Constraints.harmonyScore onsetCon onsetW [English.Phonology.r, English.Phonology.k] < Constraints.harmonyScore onsetCon onsetW [English.Phonology.b, English.Phonology.r]

Attested [br] has higher harmony than unattested *[rk] (violates *[+son][ ]).

theorem HayesWilson2008.gradient_harmony_ŋ_rk :

Constraints.harmonyScore onsetCon onsetW [English.Phonology.r, English.Phonology.k] < Constraints.harmonyScore onsetCon onsetW [English.Phonology.ŋ]

Gradient: among unattested onsets, *[ŋ] has higher harmony than *[rk].

theorem HayesWilson2008.maxent_prob_k_gt_ŋ :

Real.exp (Constraints.harmonyScore onsetCon onsetW [English.Phonology.ŋ]) < Real.exp (Constraints.harmonyScore onsetCon onsetW [English.Phonology.k])

MaxEnt probability ordering: higher harmony ⟹ higher exp(harmonyScore) ⟹ higher MaxEnt probability. Applies exp_lt_exp to harmonyScore.

theorem HayesWilson2008.gradient_prob_ŋ_gt_rk :

Real.exp (Constraints.harmonyScore onsetCon onsetW [English.Phonology.r, English.Phonology.k]) < Real.exp (Constraints.harmonyScore onsetCon onsetW [English.Phonology.ŋ])

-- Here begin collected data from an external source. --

@@ -12,20 +13,24 @@
 constexpr int SP_NW = (SP_ROWS + 31) / 32;
 constexpr int SP_TAPS = 49, SP_NK = 7;
 constexpr int SP_XQ = SP_IH * SP_IW;
-constexpr int SP_XI = (SP_XQ + 63) / 64;
+constexpr int SP_XR = (SP_XQ + SP_NW * 64 - 1) / (SP_NW * 64);
+constexpr int SP_XW2 = (SP_IW + 1) / 2;
+constexpr int SP_XH = SP_IH * SP_XW2, SP_XP = 2 * SP_XH;
 constexpr int SP_BQ = 64 * 12;
-constexpr int SP_LDS_OPS = (SP_XI * 64 + 2 * SP_BQ) * 16, SP_LDS_EPI = SP_ROWS * 64 * 4;
+constexpr int SP_LDS_OPS = 3 * SP_XP * 8 + 2 * SP_BQ * 16, SP_LDS_EPI = SP_ROWS * 64 * 4;
 constexpr int SP_LDS = SP_LDS_OPS > SP_LDS_EPI ? SP_LDS_OPS : SP_LDS_EPI;
 static_assert(SP_NW * 64 <= 1024 && SP_LDS <= 80 * 1024, "two blocks per CU");
-
-__host__ __device__ constexpr int sp_tap_off(int tap) { return (tap / 7) * SP_IW + tap % 7; }
+static_assert((3 * SP_XP * 8) % 16 == 0, "the weight stages are quads");
+
+__host__ __device__ constexpr int sp_pix_off(int py, int px) { return (px & 1) * SP_XH + py * SP_XW2 + (px >> 1); }
+__host__ __device__ constexpr int sp_tap_off(int tap) { return sp_pix_off(tap / 7, tap % 7); }
 }
 
 __global__ __launch_bounds__(SP_NW * 64) void conv_stem_pool_kernel(ConvArgs a, int Hp, int Wp, int nph, int npw) {
 #if defined(__HIP_DEVICE_COMPILE__)
     extern __shared__ __attribute__((aligned(16))) v4f smem[];
-    v4f* Xs = smem;
-    v4f* Bs = smem + SP_XI * 64;
+    u32x2* Xs = (u32x2*)smem;
+    v4f* Bs = smem + 3 * SP_XP * 8 / 16;
 
     const int tid = threadIdx.x;
     const int lane = tid & 63;
@@ -47,13 +52,19 @@
         __builtin_amdgcn_make_buffer_rsrc((void*)(a.x + (size_t)img * a.H * a.W * 4), 0, 0x80000000u, 0x00020000);
     const __amdgpu_buffer_rsrc_t rw = __builtin_amdgcn_make_buffer_rsrc((void*)a.w, 0, 0x80000000u, 0x00020000);
 
-    for (int i = wave; i < SP_XI; i += SP_NW) {
-        const int q = i * 64 + lane;
+    v4f xq[SP_XR + 1];
+    int xd[SP_XR + 1];
+    xq[SP_XR] = v4f{0.f, 0.f, 0.f, 0.f};
+    xd[SP_XR] = -1;
+#pragma unroll
+    for (int r = 0; r < SP_XR; ++r) {
+        const int q = r * SP_NW * 64 + tid;
         const int py = q / SP_IW, px = q - py * SP_IW;
         const int iy = iy0 + py, ix = ix0 + px;
         const bool ok = q < SP_XQ && (unsigned)iy < (unsigned)a.H && (unsigned)ix < (unsigned)a.W;
         const unsigned vo = ok ? (unsigned)(iy * a.W + ix) * 16u : 0x80000000u;
-        __builtin_amdgcn_raw_ptr_buffer_load_lds(rx, (lptr_t)(Xs + i * 64), 16, vo, 0, 0, 0);
+        xq[r] = __builtin_bit_cast(v4f, __builtin_amdgcn_raw_buffer_load_b128(rx, vo, 0, 0));
+        xd[r] = q < SP_XQ ? sp_pix_off(py, px) : -1;
     }
 #define PEMP_SP_DMA_B(kt_, buf_)                                                                                  \
     for (int i = wave; i < SP_BQ / 64; i += SP_NW) {                                                              \
@@ -63,14 +74,30 @@
         __builtin_amdgcn_raw_ptr_buffer_load_lds(rw, (lptr_t)(Bs + (buf_) * SP_BQ + i * 64), 16, vo, (kt_) * 192, 0, 0); \
     }
     PEMP_SP_DMA_B(0, 0);
+#pragma unroll
+    for (int r = 0; r < SP_XR; r += 2) {
+        const int d0 = xd[r], d1 = xd[r + 1];
+        bf16x8 h, m, l;
+        split3_bf16(xq[r], xq[r + 1], h, m, l);
+        const u32x4 hu = __builtin_bit_cast(u32x4, h), mu = __builtin_bit_cast(u32x4, m), lu = __builtin_bit_cast(u32x4, l);
+        if (d0 >= 0) {
+            Xs[d0] = u32x2{hu.x, hu.y};
+            Xs[SP_XP + d0] = u32x2{mu.x, mu.y};
+            Xs[2 * SP_XP + d0] = u32x2{lu.x, lu.y};
+        }
+        if (d1 >= 0) {
+            Xs[d1] = u32x2{hu.z, hu.w};
+            Xs[SP_XP + d1] = u32x2{mu.z, mu.w};
+            Xs[2 * SP_XP + d1] = u32x2{lu.z, lu.w};
+        }
+    }
 
     const int m = wave * 32 + lr;
     const int mc = m < SP_ROWS ? m : 0;
     const int cy = mc / SP_CW, cx = mc - cy * SP_CW;
-    const v4f* Ax = Xs + 2 * cy * SP_IW + 2 * cx;
+    const u32x2* Ax = Xs + sp_pix_off(2 * cy, 2 * cx);
     const v4f* Bw = Bs + lr * 12;
     const int bsw = (lr >> 2) & 3;
-    const v4f zero4 = {0.f, 0.f, 0.f, 0.f};
 
     f32x16 acc[2];
 #pragma unroll
@@ -91,11 +118,18 @@
             const bool v00 = tap0 < SP_TAPS, v01 = tap0 + 1 < SP_TAPS, v10 = tap0 + 2 < SP_TAPS, v11 = tap0 + 3 < SP_TAPS;
             const int o00 = v00 ? sp_tap_off(tap0) : 0, o01 = v01 ? sp_tap_off(tap0 + 1) : 0;
             const int o10 = v10 ? sp_tap_off(tap0 + 2) : 0, o11 = v11 ? sp_tap_off(tap0 + 3) : 0;
-            v4f x0 = Ax[lh ? o10 : o00], x1 = Ax[lh ? o11 : o01];
-            if (!(lh ? v10 : v00)) x0 = zero4;
-            if (!(lh ? v11 : v01)) x1 = zero4;
-            bf16x8 ah, am, al;
-            split3_bf16(x0, x1, ah, am, al);
+            const u32x2* p0 = Ax + (lh ? o10 : o00);
+            const u32x2* p1 = Ax + (lh ? o11 : o01);
+            const bool z0 = !(lh ? v10 : v00), z1 = !(lh ? v11 : v01);
+            bf16x8 af[3];
+#pragma unroll
+            for (int pl = 0; pl < 3; ++pl) {
+                u32x2 f0 = p0[pl * SP_XP], f1 = p1[pl * SP_XP];
+                if (z0) f0 = u32x2{0u, 0u};
+                if (z1) f1 = u32x2{0u, 0u};
+                af[pl] = __builtin_bit_cast(bf16x8, u32x4{f0.x, f0.y, f1.x, f1.y});
+            }
+            const bf16x8 ah = af[0], am = af[1], al = af[2];
             const int pb = (2 * s + lh) ^ bsw;
 #pragma unroll
             for (int ni = 0; ni < 2; ++ni) {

Gradient well-formedness: among unattested forms, *[ŋ] has higher MaxEnt probability than *[rk].

Phonological MaxEnt is one instance of the framework-agnostic ConstraintSystem abstraction in Core.Optimization.System. The same ConstraintSystem record that scores phonological onsets here also scores syntactic candidates in HG/MaxEnt syntax models, RSA utterances in soft-max pragmatic listeners, etc. The decoder (softmaxDecoder 1) is what makes this MaxEnt rather than HG (argmaxDecoder) or OT (argminDecoder over a LexProfile).

This section eats the dog food: rather than comparing exp(harmonyScore ...) directly (as in §3), we go through ConstraintSystem.predict.

def HayesWilson2008.candidateOnsets :

Finset Onset

The four onsets used as MaxEnt candidates: two attested ([k], [b,r]) and two unattested (*[ŋ], *[r,k]).

Equations

HayesWilson2008.candidateOnsets = {[English.Phonology.k], [English.Phonology.ŋ], [English.Phonology.r, English.Phonology.k], [English.Phonology.b, English.Phonology.r]}

Instances For

noncomputable def HayesWilson2008.onsetSystem :

Core.Optimization.ConstraintSystem Onset ℝ

[HW08]'s grammar realised as a generic ConstraintSystem over candidateOnsets, decoded by softmax at temperature 1 (built inline). The score component is harmonyScore onsetCon onsetW (the canonical MaxEnt harmony function).

Equations

One or more equations did not get rendered due to their size.

Instances For

theorem HayesWilson2008.predict_k_gt_ŋ :

onsetSystem.predict [English.Phonology.ŋ] < onsetSystem.predict [English.Phonology.k]

The system literally predicts a higher MaxEnt probability for [k] than for *[ŋ]. Unlike maxent_prob_k_gt_ŋ, this is a comparison of actual softmax probabilities (numerator / partition function), not just exponentiated harmony scores — so the partition function over candidateOnsets is part of the claim.

theorem HayesWilson2008.predict_ŋ_gt_rk :

onsetSystem.predict [English.Phonology.r, English.Phonology.k] < onsetSystem.predict [English.Phonology.ŋ]

The system also predicts a higher MaxEnt probability for *[ŋ] than for *[rk] — gradient well-formedness among unattested forms.

theorem HayesWilson2008.onsetSystem_isProb :

∑ c ∈ candidateOnsets, onsetSystem.predict c = 1

The MaxEnt softmax decoder is a probability decoder, so the system's predictions are non-negative and sum to 1 over the candidate set. Follows from Decoder.IsProb.sum_eq_one for softmaxDecoder.